def esfm_seg_bwd(cptr, pptr, perm, cam, pt, vals, eoff, scene_of_cam, scene_of_pt, weight, P, X, margin, hinge_w,
                 hinge, equalize, valid_only, dloss, tot, dP, dX):
    S = int(weight.numel())
    _, m, n = _edge_args("esfm_seg_bwd", cam, pt, vals, P, X, csr=(cptr, pptr, perm), seg=(eoff, S),
                         scene_of=(scene_of_cam, scene_of_pt),
                         f32=((weight, "weight", None),) + _grad_args(dloss, dP, dX, X.shape[-1], tot))
    st = lib().gasfm_esfm_seg_bwd(_p(cptr), m, _p(pptr), _p(perm), _p(cam), _p(pt), _p(vals), _p(eoff), S,
                                  _p(scene_of_cam), _p(scene_of_pt), _p(weight), _p(P), _p(X), n, margin, hinge_w,
                                  int(hinge), int(equalize), int(valid_only), _p(dloss), _p(tot), _p(dP), _p(dX),
                                  _stream(X))
    check(st, "gasfm_esfm_seg_bwd")


def ose_fwd(cam, pt, vals, P, X, w_reg):
    E, _, n = _edge_args("ose_fwd", cam, pt, vals, P, X)
    part = torch.empty((lib().gasfm_ose_part_rows(E), 1), dtype=torch.float32, device=X.device)
    st = lib().gasfm_ose_fwd(_p(cam), _p(pt), _p(vals), E, _p(P), _p(X), n, w_reg, _p(part), _stream(X))
    check(st, "gasfm_ose_fwd")
    return part


def ose_bwd(cptr, pptr, perm, cam, pt, vals, P, X, w_reg, dloss, dP, dX):
    E, m, n = _edge_args("ose_bwd", cam, pt, vals, P, X, csr=(cptr, pptr, perm),
                         f32=_grad_args(dloss, dP, dX, X.shape[-1]))
    st = lib().gasfm_ose_bwd(_p(cptr), m, _p(pptr), _p(perm), _p(cam), _p(pt), _p(vals), E, _p(P), _p(X), n, w_reg,
                             _p(dloss), _p(dP), _p(dX), _stream(X))
    check(st, "gasfm_ose_bwd")


def ose_seg_fwd(cam, pt, vals, eoff, weight, P, X, w_reg):
    S = int(weight.numel())
    _, _, n = _edge_args("ose_seg_fwd", cam, pt, vals, P, X, seg=(eoff, S), f32=((weight, "weight", None),))
    dev = X.device
    part = torch.empty(lib().gasfm_ose_seg_part_rows(S), dtype=torch.float32, device=dev)
    tot = torch.empty(S, dtype=torch.float32, device=dev)
    loss = torch.empty(1, dtype=torch.float32, device=dev)
    st = lib().gasfm_ose_seg_fwd(_p(cam), _p(pt), _p(vals), _p(eoff), S, _p(weight), _p(P), _p(X), n, w_reg, _p(part),
                                 _p(tot), _p(loss), _stream(X))
    check(st, "gasfm_ose_seg_fwd")
    return loss, tot


def ose_seg_bwd(cptr, pptr, perm, cam, pt, vals, eoff, scene_of_cam, scene_of_pt, weight, P, X, w_reg, dloss, dP, dX):
    S = int(weight.numel())
    _, m, n = _edge_args("ose_seg_bwd", cam, pt, vals, P, X, csr=(cptr, pptr, perm), seg=(eoff, S),
                         scene_of=(scene_of_cam, scene_of_pt),
                         f32=((weight, "weight", None),) + _grad_args(dloss, dP, dX, X.shape[-1]))
    st = lib().gasfm_ose_seg_bwd(_p(cptr), m, _p(pptr), _p(perm), _p(cam), _p(pt), _p(vals), _p(eoff), S,
                                 _p(scene_of_cam), _p(scene_of_pt), _p(weight), _p(P), _p(X), n, w_reg, _p(dloss),
                                 _p(dP), _p(dX), _stream(X))
    check(st, "gasfm_ose_seg_bwd")


def reproj_error(cam, pt, xy, P, X, err=None):
    E, _, n = _edge_args("reproj_error", cam, pt, xy, P, X, f32=() if err is None else ((err, "err", None),))
    if err is not None and err.shape[0] != E:
        raise ValueError("reproj_error: expected pts3D [4, n] and E-long cam / pt / xy / err")
    part = torch.empty((esfm_part_rows(E), 2), dtype=torch.float32, device=X.device)
    st = lib().gasfm_reproj_error(_p(cam), _p(pt), _p(xy), E, _p(P), _p(X), n, _p(err), _p(part), _stream(X))
    check(st, "gasfm_reproj_error")
    return part


def reproj_error_seg(cam, pt, xy, eoff, S, P, X):
    _, _, n = _edge_args("reproj_error_seg", cam, pt, xy, P, X, seg=(eoff, S))
    dev = X.device
    part = torch.empty((lib().gasfm_esfm_seg_part_rows(S), 2), dtype=torch.float32, device=dev)
    tot = torch.empty((S, 2), dtype=torch.float32, device=dev)
    st = lib().gasfm_reproj_error_seg(_p(cam), _p(pt), _p(xy), _p(eoff), S, _p(P), _p(X), n, _p(part), _p(tot),
                                      _stream(X))
    check(st, "gasfm_reproj_error_seg")
    return tot


def depth_stats(cam, pt, cam_ptr, pt_ptr, perm, P, X, margin, depth=None):
    E, m, n = cam.shape[0], cam_ptr.shape[0] - 1, pt_ptr.shape[0] - 1
    for t, name in ((cam, "cam"), (pt, "pt"), (cam_ptr, "cam_ptr"), (pt_ptr, "pt_ptr")):
        _i32vec(t, name)
    if perm is not None:
        _i32vec(perm, "perm")
    _req(P, "P", 12), _req(X, "pts3D", n)
    if (X.dim() != 2 or X.shape[0] != 4 or P.dim() != 2 or P.shape[0] != m or pt.shape[0] != E
            or (perm is not None and perm.shape[0] != E) or (depth is not None and depth.shape[0] != E)):
        raise ValueError("depth_stats: expected P [m, 12], pts3D [4, n], cam_ptr [m + 1], pt_ptr [n + 1] and "
                         "E-long cam / pt / perm / depth")
    if depth is not None:
        _req(depth, "depth")
    dev = cam_ptr.device
    cam_neg = torch.empty(m, dtype=torch.int32, device=dev)
    pt_neg = torch.empty(n, dtype=torch.int32, device=dev)
    stats = torch.empty(6, dtype=torch.float64, device=dev)
    L = lib()
    ws = torch.empty(int(L.gasfm_depth_stats_ws_doubles(E)), dtype=torch.float64, device=dev)
    st = L.gasfm_depth_stats(_p(cam), _p(pt), E, _p(cam_ptr), m, _p(pt_ptr), _p(perm), n, _p(P), _p(X),
                             float(margin), _p(depth), _p(cam_neg), _p(pt_neg), _p(ws), _p(stats), _stream(cam_ptr))
    check(st, "gasfm_depth_stats")
    return cam_neg, pt_neg, stats


def _depth_args(a, b, name):
    _req(a, "depths"), _req(b, "depth targets")
    if a.dim() != 1 or a.shape != b.shape or a.shape[0] == 0:
        raise ValueError(f"{name}: expected two non-empty [E] vectors, got {tuple(a.shape)}, {tuple(b.shape)}")


def depth_loss_fwd(a, b, l2):
    _depth_args(a, b, "depth_loss_fwd")
    E, L = a.shape[0], lib()
    part = torch.empty((L.gasfm_depth_loss_part_rows(E), 2), dtype=torch.float32, device=a.device)
    check(L.gasfm_depth_loss_sums(_p(a), _p(b), E, _p(part), _stream(a)), "gasfm_depth_loss_sums")
    sums = colsum(part)
    part = torch.empty_like(part)
    check(L.gasfm_depth_loss_fwd(_p(a), _p(b), E, _p(sums), int(l2), _p(part), _stream(a)), "gasfm_depth_loss_fwd")
    return sums, colsum(part)


def depth_loss_bwd(a, b, sums, tot, l2, dloss):
    _depth_args(a, b, "depth_loss_bwd")
    _req(dloss, "dloss")
    da = torch.empty_like(a)
    st = lib().gasfm_depth_loss_bwd(_p(a), _p(b), a.shape[0], _p(sums), _p(tot), int(l2), _p(dloss), _p(da),
                                    _stream(a))
    check(st, "gasfm_depth_loss_bwd")
    return da


UnionScene = _abi.structs["gasfm_union_scene"]
UnionOut = _abi.structs["gasfm_union_out"]
UnionPad = _abi.structs["gasfm_union_pad"]


def union_fill_scene(sc, out, stream_of):
    check(lib().gasfm_union_fill_scene(ctypes.byref(sc), ctypes.byref(out), _stream(stream_of)),
          "gasfm_union_fill_scene")


def fold_scene_rows_fwd(sv, sg, soc):
    out = torch.empty((sv.shape[0], sv.shape[1]), dtype=torch.float32, device=sv.device)
    check(lib().gasfm_fold_scene_rows_fwd(_p(sv), sv.stride(0), _p(sg), sg.stride(0), _p(soc), sv.shape[0],
                                          sv.shape[1], _p(out), out.stride(0), _stream(sv)), "gasfm_fold_scene_rows_fwd")
    return out


def fold_scene_rows_bwd(dout, soc, S):
    dsg = torch.empty((S, dout.shape[1]), dtype=torch.float32, device=dout.device)
    check(lib().gasfm_fold_scene_rows_bwd(_p(dout), dout.stride(0), _p(soc), dout.shape[0], S, dout.shape[1], _p(dsg),
                                          dsg.stride(0), _stream(dout)), "gasfm_fold_scene_rows_bwd")
    return dsg


ADAM_CHUNK = _C["GASFM_ADAM_CHUNK"]


def adam_step(tensors, chunks, n_chunks, lr, beta1, beta2, eps, weight_decay, step, stream_of):
    check(lib().gasfm_adam_step(_p(tensors), _p(chunks), int(n_chunks), float(lr), float(beta1), float(beta2),
                                float(eps), float(weight_decay), int(step), _stream(stream_of)), "gasfm_adam_step")


CLIP_MODES = {None: _C["GASFM_CLIP_NONE"], "norm": _C["GASFM_CLIP_NORM"], "value": _C["GASFM_CLIP_VALUE"]}
ADAM_CTL_FLOATS = ctypes.sizeof(_abi.structs["gasfm_adam_ctl"]) // 4


def grad_sumsq(tensors, chunks, n_chunks, partial, stream_of):
    check(lib().gasfm_grad_sumsq(_p(tensors), _p(chunks), int(n_chunks), _p(partial), _stream(stream_of)),
          "gasfm_grad_sumsq")


def grad_sumsq_finish(partial, n, total, norm):
    check(lib().gasfm_grad_sumsq_finish(_p(partial), int(n), _p(total), _p(norm), _stream(total)),
          "gasfm_grad_sumsq_finish")


def grad_clip(tensors, chunks, n_chunks, mode, threshold, norm, stream_of):
    check(lib().gasfm_grad_clip(_p(tensors), _p(chunks), int(n_chunks), CLIP_MODES[mode], float(threshold), _p(norm),
                                _stream(stream_of)), "gasfm_grad_clip")


def adam_control(ctl, sumsq, loss, lr, step, beta1, beta2, clip_mode, clip_th):
    lr_dev = lr if torch.is_tensor(lr) else None
    check(lib().gasfm_adam_control(_p(ctl), _p(sumsq), _p(loss), _p(lr_dev), 0.0 if lr_dev is not None else float(lr),
                                   _p(step), float(beta1), float(beta2), CLIP_MODES[clip_mode], float(clip_th or 0.0),
                                   _stream(ctl)), "gasfm_adam_control")


def adam_step_ctl(tensors, chunks, n_chunks, ctl, beta1, beta2, eps, weight_decay, clip_mode, clip_th):
    check(lib().gasfm_adam_step_ctl(_p(tensors), _p(chunks), int(n_chunks), _p(ctl), float(beta1), float(beta2),
                                    float(eps), float(weight_decay), CLIP_MODES[clip_mode], float(clip_th or 0.0),
                                    _stream(ctl)), "gasfm_adam_step_ctl")


def union_fill_pad(pd, out, stream_of):
    check(lib().gasfm_union_fill_pad(ctypes.byref(pd), ctypes.byref(out), _stream(stream_of)), "gasfm_union_fill_pad")


_SOS_TABLES_IN = ("cam_ptr", "pt_ptr", "soc32", "sop32", "cam32", "eoff")
_SOS_TABLES_I32 = ("ptrc", "ptrp", "ptre")
_SOS_TABLES_F64 = ("Es", "degc", "invc", "wc", "degp", "invp", "wp")
_SOS_TABLES_I64 = ("sop", "soe")


SosTables = _abi.structs["gasfm_sos_tables"]


def sos_tables_args(cam_ptr, pt_ptr, soc32, sop32, cam32, eoff, out):
    M, N, E, S = soc32.numel(), sop32.numel(), cam32.numel(), eoff.numel() - 1
    dev = soc32.device
    want = dict(cam_ptr=M + 1, pt_ptr=N + 1, soc32=M, sop32=N, cam32=E, eoff=S + 1, ptrc=S + 1, ptrp=S + 1,
                ptre=S + 1, Es=S, degc=M, invc=M, wc=M, degp=N, invp=N, wp=N, sop=N, soe=E)
    given = dict(cam_ptr=cam_ptr, pt_ptr=pt_ptr, soc32=soc32, sop32=sop32, cam32=cam32, eoff=eoff)
    if S < 1 or M < 1 or N < 1:
        raise ValueError(f"sos_union_tables: S={S} M={M} N={N}")
    t = SosTables()
    for group, dtype in ((_SOS_TABLES_IN, torch.int32), (_SOS_TABLES_I32, torch.int32),
                         (_SOS_TABLES_F64, torch.float64), (_SOS_TABLES_I64, torch.int64)):
        for k in group:
            v = given[k] if k in given else getattr(out, k)
            if not (v.is_cuda and v.device == dev and v.dtype == dtype and v.dim() == 1 and v.is_contiguous()
                    and v.numel() == want[k]):
                raise ValueError(f"sos_union_tables: {k} must be a contiguous {dtype} CUDA vector of {want[k]} entries")
            setattr(t, k, v.data_ptr())
    t.M, t.N, t.E, t.S = M, N, E, S
    return t


def sos_union_tables(t, stream_of):
    check(lib().gasfm_sos_union_tables(ctypes.byref(t), _stream(stream_of)), "gasfm_sos_union_tables")


def _ptrs(ts):
    return (ctypes.c_void_p * len(ts))(*[None if t is None else t.data_ptr() for t in ts])


def _ints(v):
    return (ctypes.c_int32 * len(v))(*v)


def gvec_multi_fwd(probs, eps):
    cols = list(zip(*probs))
    for W in cols[3]:
        _req(W, "W")
    K = [W.shape[1] for W in cols[3]]
    N = [W.shape[0] for W in cols[3]]
    st = lib().gasfm_gvec_multi_fwd(len(probs), *[_ptrs(c) for c in cols], _ints(K), _ints(N), eps,
                                    _stream(cols[0][0]))
    check(st, "gasfm_gvec_multi_fwd")


def gvec_multi_bwd(probs, groups, eps):
    dy, x, lw, lb, W, dW, db, dg, dbt, part = (list(c) for c in zip(*probs))
    K = [w.shape[1] for w in W]
    N = [w.shape[0] for w in W]
    p0, npr, dres, dx = (list(c) for c in zip(*groups))
    st = lib().gasfm_gvec_multi_bwd(len(probs), _ptrs(dy), _ptrs(x), _ptrs(lw), _ptrs(lb), _ptrs(W), _ints(K),
                                    _ints(N), _ptrs(dW), _ptrs(db), _ptrs(dg), _ptrs(dbt), _ptrs(part), len(groups),
                                    _ints(p0), _ints(npr), _ptrs(dres), _ptrs(dx), eps, _stream(x[0]))
    check(st, "gasfm_gvec_multi_bwd")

→ EXERCISE REQUIREMENTS: Send back exactly, with nothing added, the lines from the first line of the material above through the line holding "1), dtype=torch.float32, device=X.device)"; both ends are included.

→ RESULT OF THE EXERCISE:
def esfm_seg_bwd(cptr, pptr, perm, cam, pt, vals, eoff, scene_of_cam, scene_of_pt, weight, P, X, margin, hinge_w,
                 hinge, equalize, valid_only, dloss, tot, dP, dX):
    S = int(weight.numel())
    _, m, n = _edge_args("esfm_seg_bwd", cam, pt, vals, P, X, csr=(cptr, pptr, perm), seg=(eoff, S),
                         scene_of=(scene_of_cam, scene_of_pt),
                         f32=((weight, "weight", None),) + _grad_args(dloss, dP, dX, X.shape[-1], tot))
    st = lib().gasfm_esfm_seg_bwd(_p(cptr), m, _p(pptr), _p(perm), _p(cam), _p(pt), _p(vals), _p(eoff), S,
                                  _p(scene_of_cam), _p(scene_of_pt), _p(weight), _p(P), _p(X), n, margin, hinge_w,
                                  int(hinge), int(equalize), int(valid_only), _p(dloss), _p(tot), _p(dP), _p(dX),
                                  _stream(X))
    check(st, "gasfm_esfm_seg_bwd")


def ose_fwd(cam, pt, vals, P, X, w_reg):
    E, _, n = _edge_args("ose_fwd", cam, pt, vals, P, X)
    part = torch.empty((lib().gasfm_ose_part_rows(E), 1), dtype=torch.float32, device=X.device)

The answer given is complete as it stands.